Two days ago, both the battery and brake dashboard warning lights on my 95 200SX SE-R lit up permanently. The next day, my car died, luckily at 5 MPH right before I parked, and it wouldn't start after that. I replaced my 5-year-old battery since I figured it might be the culprit, but both dashboard lights are still lit! Does the battery light mean I need a new alternator, or can there be another explanation? And what's with the brake light? My fluid level is fine and my parking brake is off. Help!


----------



## 9double8 (Jul 9, 2002)

yes that is it..new alternator..please use the search and it will answer all your questions


----------



## mavenali (Nov 22, 2002)

yes i asked this question just about a week ago and ga16tosr20 informed me this happened to his 200sx and his alternator died 2 days later... Sure enough 2 days after those lights came on on my dash (battery and brake) my alternator died. Luckily I was actually pulling in to pepboys.. I would definately get that alternator checked. its like 20 bucks at pepboys.


----------



## CrunchyCookie (Sep 15, 2002)

I asked my mechanic, and he said that the battery 
light came on because my charging system, aka alternator, is screwed; the
BRAKE light is simply interconnected. Fix the alternator and they both go
away. Supposedly, Mazda makes it so that a screwed alternator lights up the
whole strip on the dash. This familiar to anyone?
Anyway, he looked under my hood and said there's so much crap in the way
that it would "probably cost $300-$350" which sounds like a ripoff. What's
typical? Is the alternator one of things rookies should never do
themselves?
My car has 88,600 miles, and he said that's typical of when alternators
fail. That true? Rumor has it that they fail early on Japanese cars.


----------



## Centurion (Sep 5, 2002)

CrunchyCookie said:


> *that it would "probably cost $300-$350" which sounds like a ripoff.*


I hope he uses Vaseline first to ease your pain. Too much!! Do it yourself or if not then at least get an another couple of estimates.

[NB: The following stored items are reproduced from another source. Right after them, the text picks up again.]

     if (ok) {
-        if (cfg.has(kOutDyn)) stream_f2(bt.dyn_mask + 2 * pair0, (unsigned)lane, dmask[0], dmask[1]);
-        if (cfg.has(kOutValid)) stream_f2(bt.valid_mask + 2 * pair0, (unsigned)lane, vmask[0], vmask[1]);
+        const float dmask[2] = {(dhit & 1u) ? 0.0f : 1.0f, (dhit & 2u) ? 0.0f : 1.0f};
+        const float vmask[2] = {(r[0] >= 20.0f) ? 0.0f : 1.0f, (r[1] >= 20.0f) ? 0.0f : 1.0f};
+        if (cfg.has(kOutDyn)) stream_f2(slot->dyn_mask + 2 * pair0, (unsigned)lane, dmask[0], dmask[1]);
+        if (cfg.has(kOutValid)) stream_f2(slot->valid_mask + 2 * pair0, (unsigned)lane, vmask[0], vmask[1]);
         if (cfg.has(kOutExcl)) stream_f2(bt.exclude_mask + 2 * pair0, (unsigned)lane, dmask[0] * vmask[0], dmask[1] * vmask[1]);
     }
 }
 
-typedef const __attribute__((address_space(4))) unsigned char *kernarg_ptr;
-template <typename S>
-__device__ __forceinline__ S kernarg_struct(kernarg_ptr p)
-{
-    static_assert(sizeof(S) % 8 == 0, "kernarg slots are read in 8-byte words");
-    S out;
-    unsigned long long *w = reinterpret_cast<unsigned long long *>(&out);
-#pragma unroll
-    for (int i = 0; i < (int)(sizeof(S) / 8); ++i)
-        w[i] = *reinterpret_cast<const __attribute__((address_space(4))) unsigned long long *>(p + 8 * i);
-    return out;
-}
 constexpr size_t kFlatArgsKernargBytes = (sizeof(FlatArgs) + 7) & ~(size_t)7;
 
 template <typename OutT, int CFG, int THREADS, int CPW>
 __global__ __launch_bounds__(THREADS, 8) void scan_flat_kernel(const FlatArgs L, const ParamsMulti P)
 {
     constexpr int WAVES = THREADS / 64;
-    __shared__ __align__(16) unsigned char smem[WAVES][kWaveLds];
+    constexpr int kLds = kWaveLds + CPW * kRunTabBytes;
+    __shared__ __align__(16) unsigned char smem[WAVES][kLds];
     kernarg_ptr ka = (kernarg_ptr)__builtin_amdgcn_kernarg_segment_ptr();
+    const FlatCfg<CFG> cfg{CFG < 0 ? *reinterpret_cast<const __attribute__((address_space(4))) unsigned *>(ka + offsetof(FlatArgs, flags)) : 0u};
+    const FlatHead H = kernarg_hot64<FlatHead>(ka + offsetof(FlatArgs, h));
     int sblock = (int)blockIdx.x;
-    if (sblock >= P.first) {
-        if (sblock < P.first + P.total) {
+    if (sblock >= H.p_first) {
+        if (sblock < H.p_first + H.p_total) {
 #ifndef POF_FLAT_NO_PARAMS
-            const int blk = sblock - P.first;
+            const int blk = sblock - H.p_first;
             int k = 0, b0 = P.blk0[0];
             if (P.uni_blocks) {
                 k = (int)(__umulhi((unsigned)blk, P.uni_m) >> P.uni_s);
@@ -1010,47 +1079,50 @@
 #endif
             return;
         }
-        sblock -= P.total;
+        sblock -= H.p_total;
     }
     const int wv = __builtin_amdgcn_readfirstlane((int)threadIdx.x >> 6);
     const int lane = (int)threadIdx.x & 63;
     const int w = sblock * WAVES + wv;
-    if (w >= L.total_waves) return;
+    if (w >= H.total_waves) return;
     int k = 0;
-    if (L.uni_waves) {
-        k = (int)(__umulhi((unsigned)w, L.uni_m) >> L.uni_s);
+    if (H.uni_waves) {
+        k = (int)(__umulhi((unsigned)w, H.uni_m) >> H.uni_s);
     } else {
-#pragma unroll
-        for (int i = 1; i < kMaxSlots; ++i) k += (w >= L.wave0[i]) ? 1 : 0;
+        const auto *wave0 = kernarg_lazy<int>(ka + offsetof(FlatArgs, wave0));
+#pragma unroll
+        for (int i = 1; i < kMaxSlots; ++i) k += (w >= wave0[i]) ? 1 : 0;
     }
     k = __builtin_amdgcn_readfirstlane(k);
-    const FlatBatch bt = kernarg_struct<FlatBatch>(ka + offsetof(FlatArgs, b) + (size_t)k * sizeof(FlatBatch));
-    const FlatCfg<CFG> cfg{L.flags};
+    kernarg_ptr slot_p = ka + offsetof(FlatArgs, b) + (size_t)k * sizeof(FlatBatch);
+    const FlatBatchHot bt = kernarg_hot64<FlatBatchHot>(slot_p);
     unsigned char *lds = smem[wv];
 
     const unsigned p0 = (unsigned)(w - bt.wave0) * (64u * CPW);
-    const int sA = (int)(__umulhi(p0, L.magic_m) >> L.magic_s);
-    const int l0 = (int)(p0 - (unsigned)sA * (unsigned)L.halfN);
+    const int sA = (int)(__umulhi(p0, H.magic_m) >> H.magic_s);
+    const int l0 = (int)(p0 - (unsigned)sA * (unsigned)H.halfN);
 
     RunLoads in[CPW];
 #pragma unroll
-    for (int c = 0; c < CPW; ++c) in[c] = flat_loads<OutT>(L, bt, lane, sA, l0 + 64 * c);
-
-    if (cfg.has(kOutFlow) || cfg.has(kHasDets)) {
+    for (int c = 0; c < CPW; ++c) in[c] = flat_loads<OutT>(H, bt, lane, sA, l0 + 64 * c);
+
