diff --git a/dynmm_amd/lib.py b/dynmm_amd/lib.py
--- a/dynmm_amd/lib.py
+++ b/dynmm_amd/lib.py
@@ -47,6 +47,8 @@
     'dynmm_conv2d_stem_fwd_stats_supported': (c_i, [_GP]),
     'dynmm_conv2d_stem_fwd_stats': (c_i, [c_f, c_f, c_f, c_f, c_f, _GP, c_f]),
     'dynmm_conv2d_dgrad': (c_i, [c_f, c_f, c_f, c_f, c_f, c_f, _GP, c_f]),
+    'dynmm_conv1x1_s2_dgrad_acc_supported': (c_i, [_GP]),
+    'dynmm_conv1x1_s2_dgrad_acc': (c_i, [c_f, c_f, c_f, _GP, c_f]),
     'dynmm_conv2d_wino_supported': (c_i, [_GP, c_i]),
     'dynmm_wino_packed_floats': (c_sz, [c_i, c_i, c_i, c_i]),
     'dynmm_wino_pack': (c_i, [c_f, c_f, c_f, c_i, c_i, c_i, c_i, c_i, c_f]),
diff --git a/dynmm_amd/nn/blocks.py b/dynmm_amd/nn/blocks.py
--- a/dynmm_amd/nn/blocks.py
+++ b/dynmm_amd/nn/blocks.py
@@ -14,13 +14,24 @@
     return ACTIVATIONS[key]
 
 
-def conv_bn_act(x, conv, bn, act=None, residual=None, x2=None, mask_input=False, conv_link=None, res_link=None, bwd_link=None):
+def conv_bn_act(x, conv, bn, act=None, residual=None, x2=None, mask_input=False, conv_link=None, res_link=None, bwd_link=None,
+                shortcut_link=None):
     if not bn.training and not torch.is_grad_enabled():
         return ops.conv2d_fused_eval(x, conv.weight, conv.bias, bn, act, residual,
                                      conv.stride, conv.padding, x2)
     y = ops.conv2d(x, conv.weight, conv.bias, conv.stride, conv.padding, None, x2, mask_input=mask_input, link=conv_link,
-                   bn_stats=bn.training)
+                   bn_stats=bn.training, shortcut_link=shortcut_link)
     return ops.batch_norm_act(y, bn, act, residual, link=res_link, bwd_link=bwd_link)
+
+
+def block_input(x, downsample, grad):
+    if downsample is None:
+        return x, x, None
+    c = downsample[0]
+    if grad and ops.SHORTCUT_ACC and (c.kernel_size, c.stride, c.padding) == ((1, 1), (2, 2), (0, 0)):
+        x = x.view_as(x)
+        return x, x, ops.ShortcutLink()
+    return (*ops.fan_out(x, 2), None)
 
 
 class ConvBNAct(nn.Sequential):
@@ -55,16 +66,15 @@
         fuse_bwd = grad and act == 'relu'
         link = ops.GradLink() if (grad and self.downsample is None) else None
         in_link = getattr(x, '_bn_out_link', None) if (chain and link is not None and fuse_bwd) else None
-        xd = x
-        if self.downsample is not None:
-            x, xd = ops.fan_out(x, 2)
+        x, xd, sl = block_input(x, self.downsample, grad)
         c = self.conv3x1_1
-        y = ops.conv2d(x, c.weight, c.bias, c.stride, c.padding, act, defer_mask=fuse_bwd, link=link, bn_link=in_link)
+        y = ops.conv2d(x, c.weight, c.bias, c.stride, c.padding, act, defer_mask=fuse_bwd, link=link, bn_link=in_link,
+                       shortcut_link=sl)
         bnl = ops.BNLink() if (fuse_bwd and self.bn1.training) else None
         y = conv_bn_act(y, self.conv1x3_1, self.bn1, act, mask_input=fuse_bwd, bwd_link=bnl)
         c = self.conv3x1_2
         y = ops.conv2d(y, c.weight, c.bias, c.stride, c.padding, act, defer_mask=fuse_bwd, bn_link=bnl)
-        idt = x if self.downsample is None else conv_bn_act(xd, self.downsample[0], self.downsample[1])
+        idt = x if self.downsample is None else conv_bn_act(xd, self.downsample[0], self.downsample[1], shortcut_link=sl)
         out_link = ops.BNLink() if (fuse_bwd and self.bn2.training) else None
         out = conv_bn_act(y, self.conv1x3_2, self.bn2, act, residual=idt, mask_input=fuse_bwd, res_link=link, bwd_link=out_link)
         if out_link is not None and out_link.bits is not None:
@@ -87,11 +97,9 @@
     def forward(self, x, chain=False):
         fuse_bwd = torch.is_grad_enabled() and x.requires_grad
         link = ops.GradLink() if (fuse_bwd and self.downsample is None) else None
-        xd = x
-        if self.downsample is not None:
-            x, xd = ops.fan_out(x, 2)
-        y = conv_bn_act(x, self.conv1, self.bn1, self.activation, conv_link=link)
-        idt = x if self.downsample is None else conv_bn_act(xd, self.downsample[0], self.downsample[1])
+        x, xd, sl = block_input(x, self.downsample, fuse_bwd)
+        y = conv_bn_act(x, self.conv1, self.bn1, self.activation, conv_link=link, shortcut_link=sl)
+        idt = x if self.downsample is None else conv_bn_act(xd, self.downsample[0], self.downsample[1], shortcut_link=sl)
         return conv_bn_act(y, self.conv2, self.bn2, self.activation, residual=idt, res_link=link)
 
 
@@ -112,12 +120,10 @@
     def forward(self, x, chain=False):
         fuse_bwd = torch.is_grad_enabled() and x.requires_grad
         link = ops.GradLink() if (fuse_bwd and self.downsample is None) else None
-        xd = x
-        if self.downsample is not None:
-            x, xd = ops.fan_out(x, 2)
-        y = conv_bn_act(x, self.conv1, self.bn1, self.activation, conv_link=link)
+        x, xd, sl = block_input(x, self.downsample, fuse_bwd)
+        y = conv_bn_act(x, self.conv1, self.bn1, self.activation, conv_link=link, shortcut_link=sl)
         y = conv_bn_act(y, self.conv2, self.bn2, self.activation)
-        idt = x if self.downsample is None else conv_bn_act(xd, self.downsample[0], self.downsample[1])
+        idt = x if self.downsample is None else conv_bn_act(xd, self.downsample[0], self.downsample[1], shortcut_link=sl)
         return conv_bn_act(y, self.conv3, self.bn3, self.activation, residual=idt, res_link=link)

> *My car has 88,600 miles, and he said that's typical of when alternators
> fail. That true? Rumor has it that they fail early on Japanese cars. *


I still have my original at 144K.


----------



## 97PocketRocket (Jul 31, 2002)

ouch, $350? Uhh..yeah, ask him if you have to supply the vaseline or if it comes with that price. Our engine bays are very crowded but the alternator itself is only about $80ish at most (just guessing since upgraded alternators can be low $100's for stereo freaks so easily could be off). But still, even if the alternator cost $150 that's $200 in labor, lol. Anyway, if you're mechanically adept enough, just buy the part and install it yourself...just make sure you disconnect the battery first unless you want a new permanent hairdo 

How early they fail depends on a number of things though, if you overdrive your electrical system with a huge stereo, tons of lights and things like that, it could wear it down a little faster but the only car I've ever had a alternator fail on under 100k miles was an old Escort I had in highschool...but that was a Ford so it's understandable, hehe.


----------



## mavenali (Nov 22, 2002)

i went to PEPBOYS (only b/c I had no other option, and no way to get an alternator) and only paid $218 and was out w/ in the hour. So yea $350, I would definately fire that mechanic before he got started. -- Plus at pepboys they gave me a lifetime warranty -- so not too shabby if you ask me... 
As far as doing it your self.. get a HAYNES manual.... Then look at what it will take to do it yourself and then decide what you think would be best....


----------



## 9double8 (Jul 9, 2002)

I just did mine last month. It was fairly easy. Just messy cause I had to take off the top radiator hose.


----------